Source records:
══════
static std::mutex g_rtc_mu;
static std::mutex g_defs_mu;
static std::string g_rtc_defs = [] { const char* e = getenv("SDFK_RTC_DEFS"); return std::string(e ? e : ""); }();
extern "C" void sdfk_debug_set_rtc_defs(const char* defs) {
    std::lock_guard<std::mutex> lk(g_defs_mu);
    std::string rest;
    int tw = 0, rwb = 0, rwv = 0;
    const std::string all = defs ? defs : "";
    size_t pos = 0;
    while (pos < all.size()) {
        size_t sp = all.find(' ', pos);
        if (sp == std::string::npos) sp = all.size();
        const std::string tok = all.substr(pos, sp - pos);
        if (tok.compare(0, 14, "-DSDFK_TWAVES=") == 0) tw = atoi(tok.c_str() + 14);
        else if (tok.compare(0, 16, "-DSDFK_RWBRICKS=") == 0) rwb = atoi(tok.c_str() + 16);
        else if (tok.compare(0, 14, "-DSDFK_RWAVES=") == 0) rwv = atoi(tok.c_str() + 14);
        else if (!tok.empty()) rest += tok + " ";
        pos = sp + 1;
    }
    g_twaves_override = (tw >= 1 && tw <= 16) ? tw : 0;
    g_rwbricks_override = (rwb >= 1 && rwb <= 15) ? rwb : 0;
    g_rwaves_override = (rwv >= 1 && rwv <= 16) ? rwv : 0;
    g_rtc_defs = rest;
}
static std::vector<std::string> rtc_options(int geo) {
    const int rwb = geo & 15, rwaves = ((geo >> 4) & 0xff) ? ((geo >> 4) & 0xff) : 4;
    const bool big = (geo >> 16) & 1;
    const char* opt = getenv("SDFK_RTC_OPT");
    std::vector<std::string> o = {"--offload-arch=gfx950", (opt && opt[0] == '-') ? opt : "-O3", "-ffp-contract=off", "-std=c++17",
                                  "-fno-honor-nans", "-mno-amdgpu-ieee",
                                  "-DSDFK_TWAVES=" + std::to_string(tile_waves()), "-DSDFK_WBRICKS=" + std::to_string(tile_wbricks()),
                                  "-DSDFK_RWBRICKS=" + std::to_string(rwb), "-DSDFK_RWAVES=" + std::to_string(rwaves)};
    if (big) {
        o.push_back("-mllvm");
        o.push_back("-disable-cgp");
        o.push_back("-mllvm");
        o.push_back("-disable-vector-combine");
    }
    if (const char* extra = getenv("SDFK_RTC_EXTRA")) {
        std::string e = extra;
        size_t q = 0;
        while (q < e.size()) {
            size_t sp = e.find(' ', q);
            if (sp == std::string::npos) sp = e.size();
            if (sp > q) o.push_back(e.substr(q, sp - q));
            q = sp + 1;
        }
    }
    std::string all;
    {
        std::lock_guard<std::mutex> lk(g_defs_mu);
        all = g_rtc_defs;
    }
    size_t pos = 0;
    while (pos < all.size()) {
        size_t sp = all.find(' ', pos);
        if (sp == std::string::npos) sp = all.size();
        if (sp > pos && all.compare(pos, 2, "-D") == 0) o.push_back(all.substr(pos, sp - pos));
        pos = sp + 1;
    }
    return o;
}
static std::string rtc_option_key(int rwb) {
    std::string k;
    for (const std::string& o : rtc_options(rwb)) k += o + " ";
    return k;
}
static int rtc_compile_uncached(const std::string& src, std::vector<char>* out, std::string* log, int rwb) {
    hiprtcProgram prog = nullptr;
    if (hiprtcCreateProgram(&prog, src.c_str(), "sdfk_spec.hip", 0, nullptr, nullptr) != HIPRTC_SUCCESS) {
        *log = "hiprtcCreateProgram failed";
        return -1;
    }
    const std::vector<std::string> o = rtc_options(rwb);
    std::vector<const char*> opts;
    for (const std::string& x : o) opts.push_back(x.c_str());
    hiprtcResult r = hiprtcCompileProgram(prog, (int)opts.size(), opts.data());
    size_t ls = 0;
    hiprtcGetProgramLogSize(prog, &ls);
    if (ls > 1) {
        log->resize(ls);
        hiprtcGetProgramLog(prog, &(*log)[0]);
    }
    if (r != HIPRTC_SUCCESS) {
        *log = std::string("hiprtc: ") + hiprtcGetErrorString(r) + "\n" + *log;
        hiprtcDestroyProgram(&prog);
        return -1;
    }
    size_t cs = 0;
    hiprtcGetCodeSize(prog, &cs);
    out->resize(cs);
    hiprtcGetCode(prog, out->data());
    hiprtcDestroyProgram(&prog);
    return 0;
}
extern char** environ;
static std::string rtc_helper_path() {
    static const std::string path = [] {
        if (const char* e = getenv("SDFK_RTC_HELPER")) return std::string(strcmp(e, "off") && strcmp(e, "0") ? e : "");
        Dl_info info;
        if (!dladdr((void*)&sdfk_abi_version, &info) || !info.dli_fname) return std::string();
        std::string p = info.dli_fname;
        const size_t slash = p.rfind('/');
        p = (slash == std::string::npos ? std::string(".") : p.substr(0, slash)) + "/sdfk_rtc_helper";
        return access(p.c_str(), X_OK) == 0 ? p : std::string();
// ... 176 lines not shown
        std::unique_lock<std::mutex> lk(mu);
        cv.wait(lk, [this] { return jobs.empty() && busy == 0; });
    }
    void drop_queued() {
        std::lock_guard<std::mutex> lk(mu);
        jobs.clear();
        cv.notify_all();
    }
    ~BuildWorker() {
        {
            std::lock_guard<std::mutex> lk(mu);
            stop = true;
            cv.notify_all();
        }
        for (std::thread& t : threads)
            if (t.joinable()) t.join();
    }
};
static BuildWorker g_builds;
extern "C" void sdfk_jit_drain(void) { g_builds.drain(); }
extern "C" void sdfk_jit_cancel(void) {
    g_cancel_builds.store(true);
    g_builds.drop_queued();
    g_builds.drain();
}
static std::atomic<long long> g_compile_count{0};
static std::atomic<long long> g_compile_micros{0};
extern "C" void sdfk_debug_jit_stats(int64_t* builds, double* seconds) {
    if (builds) *builds = g_compile_count.load();
    if (seconds) *seconds = (double)g_compile_micros.load() * 1e-6;
}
══════
• **Exercise aim**
In your answer, print every entry exactly as it appears.

• **Your response**
static std::mutex g_rtc_mu;
static std::mutex g_defs_mu;
static std::string g_rtc_defs = [] { const char* e = getenv("SDFK_RTC_DEFS"); return std::string(e ? e : ""); }();
extern "C" void sdfk_debug_set_rtc_defs(const char* defs) {
    std::lock_guard<std::mutex> lk(g_defs_mu);
    std::string rest;
    int tw = 0, rwb = 0, rwv = 0;
    const std::string all = defs ? defs : "";
    size_t pos = 0;
    while (pos < all.size()) {
        size_t sp = all.find(' ', pos);
        if (sp == std::string::npos) sp = all.size();
        const std::string tok = all.substr(pos, sp - pos);
        if (tok.compare(0, 14, "-DSDFK_TWAVES=") == 0) tw = atoi(tok.c_str() + 14);
        else if (tok.compare(0, 16, "-DSDFK_RWBRICKS=") == 0) rwb = atoi(tok.c_str() + 16);
        else if (tok.compare(0, 14, "-DSDFK_RWAVES=") == 0) rwv = atoi(tok.c_str() + 14);
        else if (!tok.empty()) rest += tok + " ";
        pos = sp + 1;
    }
    g_twaves_override = (tw >= 1 && tw <= 16) ? tw : 0;
    g_rwbricks_override = (rwb >= 1 && rwb <= 15) ? rwb : 0;
    g_rwaves_override = (rwv >= 1 && rwv <= 16) ? rwv : 0;
    g_rtc_defs = rest;
}
static std::vector<std::string> rtc_options(int geo) {
    const int rwb = geo & 15, rwaves = ((geo >> 4) & 0xff) ? ((geo >> 4) & 0xff) : 4;
    const bool big = (geo >> 16) & 1;
    const char* opt = getenv("SDFK_RTC_OPT");
    std::vector<std::string> o = {"--offload-arch=gfx950", (opt && opt[0] == '-') ? opt : "-O3", "-ffp-contract=off", "-std=c++17",
                                  "-fno-honor-nans", "-mno-amdgpu-ieee",
                                  "-DSDFK_TWAVES=" + std::to_string(tile_waves()), "-DSDFK_WBRICKS=" + std::to_string(tile_wbricks()),
                                  "-DSDFK_RWBRICKS=" + std::to_string(rwb), "-DSDFK_RWAVES=" + std::to_string(rwaves)};
    if (big) {
        o.push_back("-mllvm");
        o.push_back("-disable-cgp");
        o.push_back("-mllvm");
        o.push_back("-disable-vector-combine");
    }
    if (const char* extra = getenv("SDFK_RTC_EXTRA")) {
        std::string e = extra;
        size_t q = 0;
        while (q < e.size()) {
            size_t sp = e.find(' ', q);
            if (sp == std::string::npos) sp = e.size();
            if (sp > q) o.push_back(e.substr(q, sp - q));
            q = sp + 1;
        }
    }
    std::string all;
    {
        std::lock_guard<std::mutex> lk(g_defs_mu);
        all = g_rtc_defs;
    }
    size_t pos = 0;
    while (pos < all.size()) {
        size_t sp = all.find(' ', pos);
        if (sp == std::string::npos) sp = all.size();
        if (sp > pos && all.compare(pos, 2, "-D") == 0) o.push_back(all.substr(pos, sp - pos));
        pos = sp + 1;
    }
    return o;
}
static std::string rtc_option_key(int rwb) {
    std::string k;
    for (const std::string& o : rtc_options(rwb)) k += o + " ";
    return k;
}
static int rtc_compile_uncached(const std::string& src, std::vector<char>* out, std::string* log, int rwb) {
    hiprtcProgram prog = nullptr;
    if (hiprtcCreateProgram(&prog, src.c_str(), "sdfk_spec.hip", 0, nullptr, nullptr) != HIPRTC_SUCCESS) {
        *log = "hiprtcCreateProgram failed";
        return -1;
    }
    const std::vector<std::string> o = rtc_options(rwb);
    std::vector<const char*> opts;
    for (const std::string& x : o) opts.push_back(x.c_str());
    hiprtcResult r = hiprtcCompileProgram(prog, (int)opts.size(), opts.data());
    size_t ls = 0;
    hiprtcGetProgramLogSize(prog, &ls);
    if (ls > 1) {
        log->resize(ls);
        hiprtcGetProgramLog(prog, &(*log)[0]);
    }
    if (r != HIPRTC_SUCCESS) {
        *log = std::string("hiprtc: ") + hiprtcGetErrorString(r) + "\n" + *log;
        hiprtcDestroyProgram(&prog);
        return -1;
    }
    size_t cs = 0;
    hiprtcGetCodeSize(prog, &cs);
    out->resize(cs);
    hiprtcGetCode(prog, out->data());
    hiprtcDestroyProgram(&prog);
    return 0;
}
extern char** environ;
static std::string rtc_helper_path() {
    static const std::string path = [] {
        if (const char* e = getenv("SDFK_RTC_HELPER")) return std::string(strcmp(e, "off") && strcmp(e, "0") ? e : "");
        Dl_info info;
        if (!dladdr((void*)&sdfk_abi_version, &info) || !info.dli_fname) return std::string();
        std::string p = info.dli_fname;
        const size_t slash = p.rfind('/');
        p = (slash == std::string::npos ? std::string(".") : p.substr(0, slash)) + "/sdfk_rtc_helper";
        return access(p.c_str(), X_OK) == 0 ? p : std::string();
// ... 176 lines not shown
        std::unique_lock<std::mutex> lk(mu);
        cv.wait(lk, [this] { return jobs.empty() && busy == 0; });
    }
    void drop_queued() {
        std::lock_guard<std::mutex> lk(mu);
        jobs.clear();
        cv.notify_all();
    }
    ~BuildWorker() {
        {
            std::lock_guard<std::mutex> lk(mu);
            stop = true;
            cv.notify_all();
        }
        for (std::thread& t : threads)
            if (t.joinable()) t.join();
    }
};
static BuildWorker g_builds;
extern "C" void sdfk_jit_drain(void) { g_builds.drain(); }
extern "C" void sdfk_jit_cancel(void) {
    g_cancel_builds.store(true);
    g_builds.drop_queued();
    g_builds.drain();
}
static std::atomic<long long> g_compile_count{0};
static std::atomic<long long> g_compile_micros{0};
extern "C" void sdfk_debug_jit_stats(int64_t* builds, double* seconds) {
    if (builds) *builds = g_compile_count.load();
    if (seconds) *seconds = (double)g_compile_micros.load() * 1e-6;
}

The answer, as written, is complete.